Collected data entries:

== Segment start ==

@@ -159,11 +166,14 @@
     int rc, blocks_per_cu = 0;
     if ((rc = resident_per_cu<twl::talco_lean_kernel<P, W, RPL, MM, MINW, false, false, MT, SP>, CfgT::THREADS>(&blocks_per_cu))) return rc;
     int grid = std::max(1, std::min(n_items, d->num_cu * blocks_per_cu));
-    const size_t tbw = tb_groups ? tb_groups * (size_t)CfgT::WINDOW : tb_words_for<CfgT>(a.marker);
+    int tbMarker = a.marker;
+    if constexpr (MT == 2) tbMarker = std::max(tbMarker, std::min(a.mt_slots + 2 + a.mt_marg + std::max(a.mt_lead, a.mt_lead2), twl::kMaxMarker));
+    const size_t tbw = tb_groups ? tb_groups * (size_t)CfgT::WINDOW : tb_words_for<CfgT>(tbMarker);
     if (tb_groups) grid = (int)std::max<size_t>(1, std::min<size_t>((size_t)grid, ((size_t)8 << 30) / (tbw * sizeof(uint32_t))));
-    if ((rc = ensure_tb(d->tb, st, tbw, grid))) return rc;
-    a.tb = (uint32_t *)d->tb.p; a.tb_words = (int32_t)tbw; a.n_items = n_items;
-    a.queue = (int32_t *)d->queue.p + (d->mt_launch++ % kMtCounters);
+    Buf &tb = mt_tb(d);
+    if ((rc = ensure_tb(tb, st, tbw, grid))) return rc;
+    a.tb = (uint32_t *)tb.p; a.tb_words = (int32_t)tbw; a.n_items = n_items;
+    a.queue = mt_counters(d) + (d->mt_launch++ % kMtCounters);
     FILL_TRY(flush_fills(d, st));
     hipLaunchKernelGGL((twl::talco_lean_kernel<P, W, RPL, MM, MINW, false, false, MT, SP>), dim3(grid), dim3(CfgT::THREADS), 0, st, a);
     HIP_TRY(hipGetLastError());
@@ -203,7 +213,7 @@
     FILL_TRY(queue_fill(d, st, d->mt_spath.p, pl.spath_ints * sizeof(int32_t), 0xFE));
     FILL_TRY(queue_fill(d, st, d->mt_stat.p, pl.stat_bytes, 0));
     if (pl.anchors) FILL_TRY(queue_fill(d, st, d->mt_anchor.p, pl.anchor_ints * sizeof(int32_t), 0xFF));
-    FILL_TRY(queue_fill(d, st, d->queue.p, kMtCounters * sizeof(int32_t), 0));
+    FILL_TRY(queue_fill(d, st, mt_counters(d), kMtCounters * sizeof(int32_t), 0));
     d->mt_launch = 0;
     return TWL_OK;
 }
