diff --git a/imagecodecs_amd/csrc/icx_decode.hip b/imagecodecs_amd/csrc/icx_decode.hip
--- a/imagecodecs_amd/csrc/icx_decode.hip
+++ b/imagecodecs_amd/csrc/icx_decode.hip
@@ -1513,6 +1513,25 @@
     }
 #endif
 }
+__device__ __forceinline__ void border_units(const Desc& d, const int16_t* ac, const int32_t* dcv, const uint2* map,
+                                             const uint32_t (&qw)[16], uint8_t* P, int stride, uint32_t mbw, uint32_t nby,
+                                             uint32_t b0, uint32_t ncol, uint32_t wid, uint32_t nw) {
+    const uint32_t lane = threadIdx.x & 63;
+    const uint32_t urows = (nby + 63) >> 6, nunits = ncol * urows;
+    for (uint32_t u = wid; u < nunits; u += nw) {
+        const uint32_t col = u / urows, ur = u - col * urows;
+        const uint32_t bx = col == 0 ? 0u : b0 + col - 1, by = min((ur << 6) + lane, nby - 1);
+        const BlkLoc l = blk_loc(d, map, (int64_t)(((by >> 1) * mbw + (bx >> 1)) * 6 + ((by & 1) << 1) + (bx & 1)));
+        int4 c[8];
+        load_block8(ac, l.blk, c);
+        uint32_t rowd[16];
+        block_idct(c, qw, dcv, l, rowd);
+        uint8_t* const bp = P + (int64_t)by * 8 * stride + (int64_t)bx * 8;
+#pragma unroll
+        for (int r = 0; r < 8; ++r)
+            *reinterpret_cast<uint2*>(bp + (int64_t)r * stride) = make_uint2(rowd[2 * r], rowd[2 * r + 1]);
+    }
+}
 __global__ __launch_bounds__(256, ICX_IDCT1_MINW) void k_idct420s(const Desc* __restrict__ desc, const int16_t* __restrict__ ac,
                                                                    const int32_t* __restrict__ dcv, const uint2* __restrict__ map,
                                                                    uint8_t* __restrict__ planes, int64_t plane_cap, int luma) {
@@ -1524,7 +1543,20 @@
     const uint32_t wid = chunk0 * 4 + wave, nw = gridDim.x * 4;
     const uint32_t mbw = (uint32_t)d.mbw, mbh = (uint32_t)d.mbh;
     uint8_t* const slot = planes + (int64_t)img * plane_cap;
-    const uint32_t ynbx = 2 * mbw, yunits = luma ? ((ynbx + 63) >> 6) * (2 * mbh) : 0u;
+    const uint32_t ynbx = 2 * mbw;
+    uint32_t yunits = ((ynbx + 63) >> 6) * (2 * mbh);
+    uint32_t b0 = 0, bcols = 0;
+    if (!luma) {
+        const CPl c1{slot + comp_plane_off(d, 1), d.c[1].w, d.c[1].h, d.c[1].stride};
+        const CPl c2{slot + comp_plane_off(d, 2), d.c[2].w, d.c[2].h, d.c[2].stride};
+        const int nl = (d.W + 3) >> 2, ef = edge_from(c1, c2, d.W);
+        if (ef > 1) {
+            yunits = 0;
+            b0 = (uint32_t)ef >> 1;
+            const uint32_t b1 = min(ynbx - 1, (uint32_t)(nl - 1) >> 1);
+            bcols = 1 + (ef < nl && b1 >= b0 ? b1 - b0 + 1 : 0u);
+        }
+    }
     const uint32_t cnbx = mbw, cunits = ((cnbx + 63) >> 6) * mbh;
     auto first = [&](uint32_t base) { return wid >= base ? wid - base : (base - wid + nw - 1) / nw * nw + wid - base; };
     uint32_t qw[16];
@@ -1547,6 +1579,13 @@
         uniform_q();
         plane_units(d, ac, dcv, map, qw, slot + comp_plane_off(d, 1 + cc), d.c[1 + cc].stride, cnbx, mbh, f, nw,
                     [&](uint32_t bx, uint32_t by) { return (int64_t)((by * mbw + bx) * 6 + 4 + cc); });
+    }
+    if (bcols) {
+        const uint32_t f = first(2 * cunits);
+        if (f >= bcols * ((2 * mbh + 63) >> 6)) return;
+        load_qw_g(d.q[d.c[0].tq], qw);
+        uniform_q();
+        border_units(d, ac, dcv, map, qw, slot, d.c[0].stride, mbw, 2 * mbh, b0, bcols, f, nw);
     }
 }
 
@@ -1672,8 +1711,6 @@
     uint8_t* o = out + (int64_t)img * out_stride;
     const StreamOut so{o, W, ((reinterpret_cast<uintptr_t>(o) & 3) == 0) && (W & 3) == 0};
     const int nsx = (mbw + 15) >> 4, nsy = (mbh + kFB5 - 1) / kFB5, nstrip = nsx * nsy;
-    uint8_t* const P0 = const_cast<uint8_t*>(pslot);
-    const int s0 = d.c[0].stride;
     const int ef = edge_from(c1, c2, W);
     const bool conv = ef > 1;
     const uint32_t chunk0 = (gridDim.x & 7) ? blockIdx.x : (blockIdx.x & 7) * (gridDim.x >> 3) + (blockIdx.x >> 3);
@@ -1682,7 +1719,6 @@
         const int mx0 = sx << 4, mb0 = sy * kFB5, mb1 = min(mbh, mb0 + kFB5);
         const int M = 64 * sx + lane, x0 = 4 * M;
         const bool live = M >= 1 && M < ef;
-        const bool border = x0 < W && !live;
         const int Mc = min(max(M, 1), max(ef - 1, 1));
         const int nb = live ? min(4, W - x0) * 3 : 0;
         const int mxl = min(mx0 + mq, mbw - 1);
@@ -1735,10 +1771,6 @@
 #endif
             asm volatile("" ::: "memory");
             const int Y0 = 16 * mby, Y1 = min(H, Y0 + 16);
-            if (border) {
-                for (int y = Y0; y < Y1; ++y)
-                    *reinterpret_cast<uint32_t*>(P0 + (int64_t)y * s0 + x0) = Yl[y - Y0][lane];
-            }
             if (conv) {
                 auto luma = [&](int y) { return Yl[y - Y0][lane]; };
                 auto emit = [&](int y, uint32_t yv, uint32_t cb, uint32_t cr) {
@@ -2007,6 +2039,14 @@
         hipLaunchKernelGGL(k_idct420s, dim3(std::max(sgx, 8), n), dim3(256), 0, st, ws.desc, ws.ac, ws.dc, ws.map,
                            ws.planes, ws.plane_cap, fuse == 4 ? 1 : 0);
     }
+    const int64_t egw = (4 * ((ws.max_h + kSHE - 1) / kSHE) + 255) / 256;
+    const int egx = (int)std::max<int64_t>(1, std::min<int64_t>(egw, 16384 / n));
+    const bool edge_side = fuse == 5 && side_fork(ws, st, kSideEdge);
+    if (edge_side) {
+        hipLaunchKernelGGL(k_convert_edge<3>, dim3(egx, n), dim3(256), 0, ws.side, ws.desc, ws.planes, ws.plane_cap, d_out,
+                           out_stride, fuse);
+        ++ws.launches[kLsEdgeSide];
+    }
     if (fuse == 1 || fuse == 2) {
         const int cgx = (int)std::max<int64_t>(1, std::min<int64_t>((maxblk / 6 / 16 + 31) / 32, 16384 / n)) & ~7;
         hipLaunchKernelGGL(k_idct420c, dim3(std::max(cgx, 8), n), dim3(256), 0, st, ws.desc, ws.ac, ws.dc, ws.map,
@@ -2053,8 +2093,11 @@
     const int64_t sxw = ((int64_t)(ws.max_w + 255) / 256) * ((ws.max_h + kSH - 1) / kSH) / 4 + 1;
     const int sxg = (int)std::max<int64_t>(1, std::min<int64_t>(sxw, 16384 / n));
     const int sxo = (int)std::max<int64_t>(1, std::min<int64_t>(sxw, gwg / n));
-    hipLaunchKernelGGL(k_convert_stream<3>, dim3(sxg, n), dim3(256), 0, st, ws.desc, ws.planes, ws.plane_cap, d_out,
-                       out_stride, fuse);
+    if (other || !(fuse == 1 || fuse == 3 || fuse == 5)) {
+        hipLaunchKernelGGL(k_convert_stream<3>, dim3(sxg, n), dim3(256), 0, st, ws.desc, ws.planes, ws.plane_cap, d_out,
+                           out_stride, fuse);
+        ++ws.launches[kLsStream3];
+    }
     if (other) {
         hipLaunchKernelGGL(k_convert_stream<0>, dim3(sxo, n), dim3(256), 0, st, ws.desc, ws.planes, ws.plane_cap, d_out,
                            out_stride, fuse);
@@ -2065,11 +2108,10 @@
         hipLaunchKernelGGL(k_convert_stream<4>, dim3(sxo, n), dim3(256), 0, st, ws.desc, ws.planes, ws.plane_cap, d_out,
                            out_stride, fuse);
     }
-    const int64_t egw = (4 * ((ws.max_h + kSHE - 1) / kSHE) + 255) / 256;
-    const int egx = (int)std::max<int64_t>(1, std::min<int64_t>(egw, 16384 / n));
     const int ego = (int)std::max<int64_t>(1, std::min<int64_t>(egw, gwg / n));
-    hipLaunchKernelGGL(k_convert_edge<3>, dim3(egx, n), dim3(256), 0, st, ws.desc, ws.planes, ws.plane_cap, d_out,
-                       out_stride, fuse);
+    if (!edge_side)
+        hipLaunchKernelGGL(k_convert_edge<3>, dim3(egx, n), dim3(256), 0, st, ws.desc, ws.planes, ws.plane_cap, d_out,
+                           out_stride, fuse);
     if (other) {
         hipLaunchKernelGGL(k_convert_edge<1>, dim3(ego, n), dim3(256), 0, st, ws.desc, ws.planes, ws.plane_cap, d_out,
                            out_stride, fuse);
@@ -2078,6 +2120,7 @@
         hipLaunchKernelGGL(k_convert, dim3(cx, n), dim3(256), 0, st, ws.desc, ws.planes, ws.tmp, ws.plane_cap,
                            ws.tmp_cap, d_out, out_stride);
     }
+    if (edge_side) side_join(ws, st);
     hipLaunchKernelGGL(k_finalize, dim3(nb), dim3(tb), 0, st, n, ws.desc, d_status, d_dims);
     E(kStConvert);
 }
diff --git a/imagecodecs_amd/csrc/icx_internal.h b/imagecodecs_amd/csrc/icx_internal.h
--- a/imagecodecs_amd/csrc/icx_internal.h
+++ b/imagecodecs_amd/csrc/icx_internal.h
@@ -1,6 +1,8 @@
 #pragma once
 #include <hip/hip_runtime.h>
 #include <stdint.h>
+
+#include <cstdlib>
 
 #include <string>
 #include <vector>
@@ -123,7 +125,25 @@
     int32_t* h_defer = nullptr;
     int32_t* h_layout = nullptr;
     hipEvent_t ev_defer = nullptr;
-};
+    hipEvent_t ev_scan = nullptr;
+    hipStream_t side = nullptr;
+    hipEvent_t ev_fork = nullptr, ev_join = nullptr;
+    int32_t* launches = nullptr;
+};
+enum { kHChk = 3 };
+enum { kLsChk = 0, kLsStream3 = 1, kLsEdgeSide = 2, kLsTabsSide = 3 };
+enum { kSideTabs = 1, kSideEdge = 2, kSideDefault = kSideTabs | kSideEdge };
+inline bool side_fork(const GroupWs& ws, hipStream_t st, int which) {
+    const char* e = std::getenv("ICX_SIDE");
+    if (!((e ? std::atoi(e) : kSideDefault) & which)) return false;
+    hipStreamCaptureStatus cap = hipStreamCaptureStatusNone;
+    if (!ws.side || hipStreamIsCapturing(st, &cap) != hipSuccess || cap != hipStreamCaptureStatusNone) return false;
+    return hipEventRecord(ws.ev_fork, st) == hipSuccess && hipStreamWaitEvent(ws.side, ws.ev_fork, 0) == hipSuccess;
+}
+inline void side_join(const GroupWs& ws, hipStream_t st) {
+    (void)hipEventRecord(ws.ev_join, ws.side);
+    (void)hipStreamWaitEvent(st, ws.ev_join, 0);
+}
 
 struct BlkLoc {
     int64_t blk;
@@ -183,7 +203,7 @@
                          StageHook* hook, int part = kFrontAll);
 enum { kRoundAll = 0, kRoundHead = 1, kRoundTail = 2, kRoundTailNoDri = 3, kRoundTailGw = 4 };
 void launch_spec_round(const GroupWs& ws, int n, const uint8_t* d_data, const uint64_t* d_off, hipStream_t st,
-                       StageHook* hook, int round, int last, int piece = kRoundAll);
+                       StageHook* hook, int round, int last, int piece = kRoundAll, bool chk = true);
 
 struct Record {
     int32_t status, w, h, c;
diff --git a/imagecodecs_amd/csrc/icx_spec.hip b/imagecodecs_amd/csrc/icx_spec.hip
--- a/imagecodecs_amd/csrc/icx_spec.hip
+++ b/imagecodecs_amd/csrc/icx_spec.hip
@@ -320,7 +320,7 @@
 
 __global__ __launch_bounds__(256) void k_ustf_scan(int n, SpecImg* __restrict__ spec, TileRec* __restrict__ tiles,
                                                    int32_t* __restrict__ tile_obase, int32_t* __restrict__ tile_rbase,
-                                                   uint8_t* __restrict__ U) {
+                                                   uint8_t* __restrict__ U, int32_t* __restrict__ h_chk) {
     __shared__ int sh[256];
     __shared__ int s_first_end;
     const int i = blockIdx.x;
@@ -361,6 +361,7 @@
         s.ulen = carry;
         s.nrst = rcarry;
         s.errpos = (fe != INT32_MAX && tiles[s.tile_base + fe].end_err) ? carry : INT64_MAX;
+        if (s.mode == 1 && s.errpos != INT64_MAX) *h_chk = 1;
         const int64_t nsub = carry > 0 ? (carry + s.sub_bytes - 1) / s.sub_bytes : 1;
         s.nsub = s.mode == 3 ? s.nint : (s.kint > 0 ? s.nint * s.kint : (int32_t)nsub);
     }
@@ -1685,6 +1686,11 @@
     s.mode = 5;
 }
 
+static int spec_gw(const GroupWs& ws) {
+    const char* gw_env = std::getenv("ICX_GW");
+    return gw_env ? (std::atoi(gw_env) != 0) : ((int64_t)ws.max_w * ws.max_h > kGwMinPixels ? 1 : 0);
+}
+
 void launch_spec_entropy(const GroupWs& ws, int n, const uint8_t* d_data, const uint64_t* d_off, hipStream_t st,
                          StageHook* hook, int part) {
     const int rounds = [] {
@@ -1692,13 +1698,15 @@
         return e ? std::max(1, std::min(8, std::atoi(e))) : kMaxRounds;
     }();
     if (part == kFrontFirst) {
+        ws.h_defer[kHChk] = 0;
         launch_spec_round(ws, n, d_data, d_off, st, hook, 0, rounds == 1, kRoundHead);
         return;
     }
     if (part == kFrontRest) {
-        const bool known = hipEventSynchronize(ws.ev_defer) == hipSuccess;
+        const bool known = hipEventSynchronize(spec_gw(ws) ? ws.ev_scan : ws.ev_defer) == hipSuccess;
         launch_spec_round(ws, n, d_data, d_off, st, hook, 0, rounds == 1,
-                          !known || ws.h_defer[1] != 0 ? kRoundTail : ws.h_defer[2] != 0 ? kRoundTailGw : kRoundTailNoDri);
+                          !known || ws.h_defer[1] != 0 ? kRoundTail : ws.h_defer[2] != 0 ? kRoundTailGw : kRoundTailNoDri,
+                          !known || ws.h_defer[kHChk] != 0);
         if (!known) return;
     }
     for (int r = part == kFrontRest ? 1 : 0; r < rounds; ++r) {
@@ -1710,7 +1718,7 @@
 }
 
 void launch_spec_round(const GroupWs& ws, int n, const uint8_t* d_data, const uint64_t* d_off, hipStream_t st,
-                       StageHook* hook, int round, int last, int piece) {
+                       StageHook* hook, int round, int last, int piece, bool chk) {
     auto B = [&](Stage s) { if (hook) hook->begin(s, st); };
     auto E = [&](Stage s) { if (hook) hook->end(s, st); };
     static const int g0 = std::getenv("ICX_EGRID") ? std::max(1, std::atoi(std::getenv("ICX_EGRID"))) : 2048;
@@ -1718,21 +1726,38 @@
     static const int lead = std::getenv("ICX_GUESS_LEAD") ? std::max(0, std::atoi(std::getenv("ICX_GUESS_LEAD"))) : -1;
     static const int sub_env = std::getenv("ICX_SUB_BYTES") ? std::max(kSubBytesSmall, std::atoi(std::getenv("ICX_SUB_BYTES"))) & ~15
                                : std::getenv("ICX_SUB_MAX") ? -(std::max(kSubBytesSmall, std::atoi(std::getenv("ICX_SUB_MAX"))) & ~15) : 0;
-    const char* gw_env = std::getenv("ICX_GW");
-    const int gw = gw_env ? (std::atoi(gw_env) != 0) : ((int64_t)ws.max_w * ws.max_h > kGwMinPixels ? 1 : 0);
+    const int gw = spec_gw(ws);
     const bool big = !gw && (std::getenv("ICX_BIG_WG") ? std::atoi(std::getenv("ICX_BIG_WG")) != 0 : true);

== Segment end ==

● Work instruction
Return exactly the lines above from the line that has "-1710,7 +1718,7 @@" through the line that has "static const int sub_env", inclusive, and nothing else.

● Output of the exercise
@@ -1710,7 +1718,7 @@
 }
 
 void launch_spec_round(const GroupWs& ws, int n, const uint8_t* d_data, const uint64_t* d_off, hipStream_t st,
-                       StageHook* hook, int round, int last, int piece) {
+                       StageHook* hook, int round, int last, int piece, bool chk) {
     auto B = [&](Stage s) { if (hook) hook->begin(s, st); };
     auto E = [&](Stage s) { if (hook) hook->end(s, st); };
     static const int g0 = std::getenv("ICX_EGRID") ? std::max(1, std::atoi(std::getenv("ICX_EGRID"))) : 2048;
@@ -1718,21 +1726,38 @@
     static const int lead = std::getenv("ICX_GUESS_LEAD") ? std::max(0, std::atoi(std::getenv("ICX_GUESS_LEAD"))) : -1;
     static const int sub_env = std::getenv("ICX_SUB_BYTES") ? std::max(kSubBytesSmall, std::atoi(std::getenv("ICX_SUB_BYTES"))) & ~15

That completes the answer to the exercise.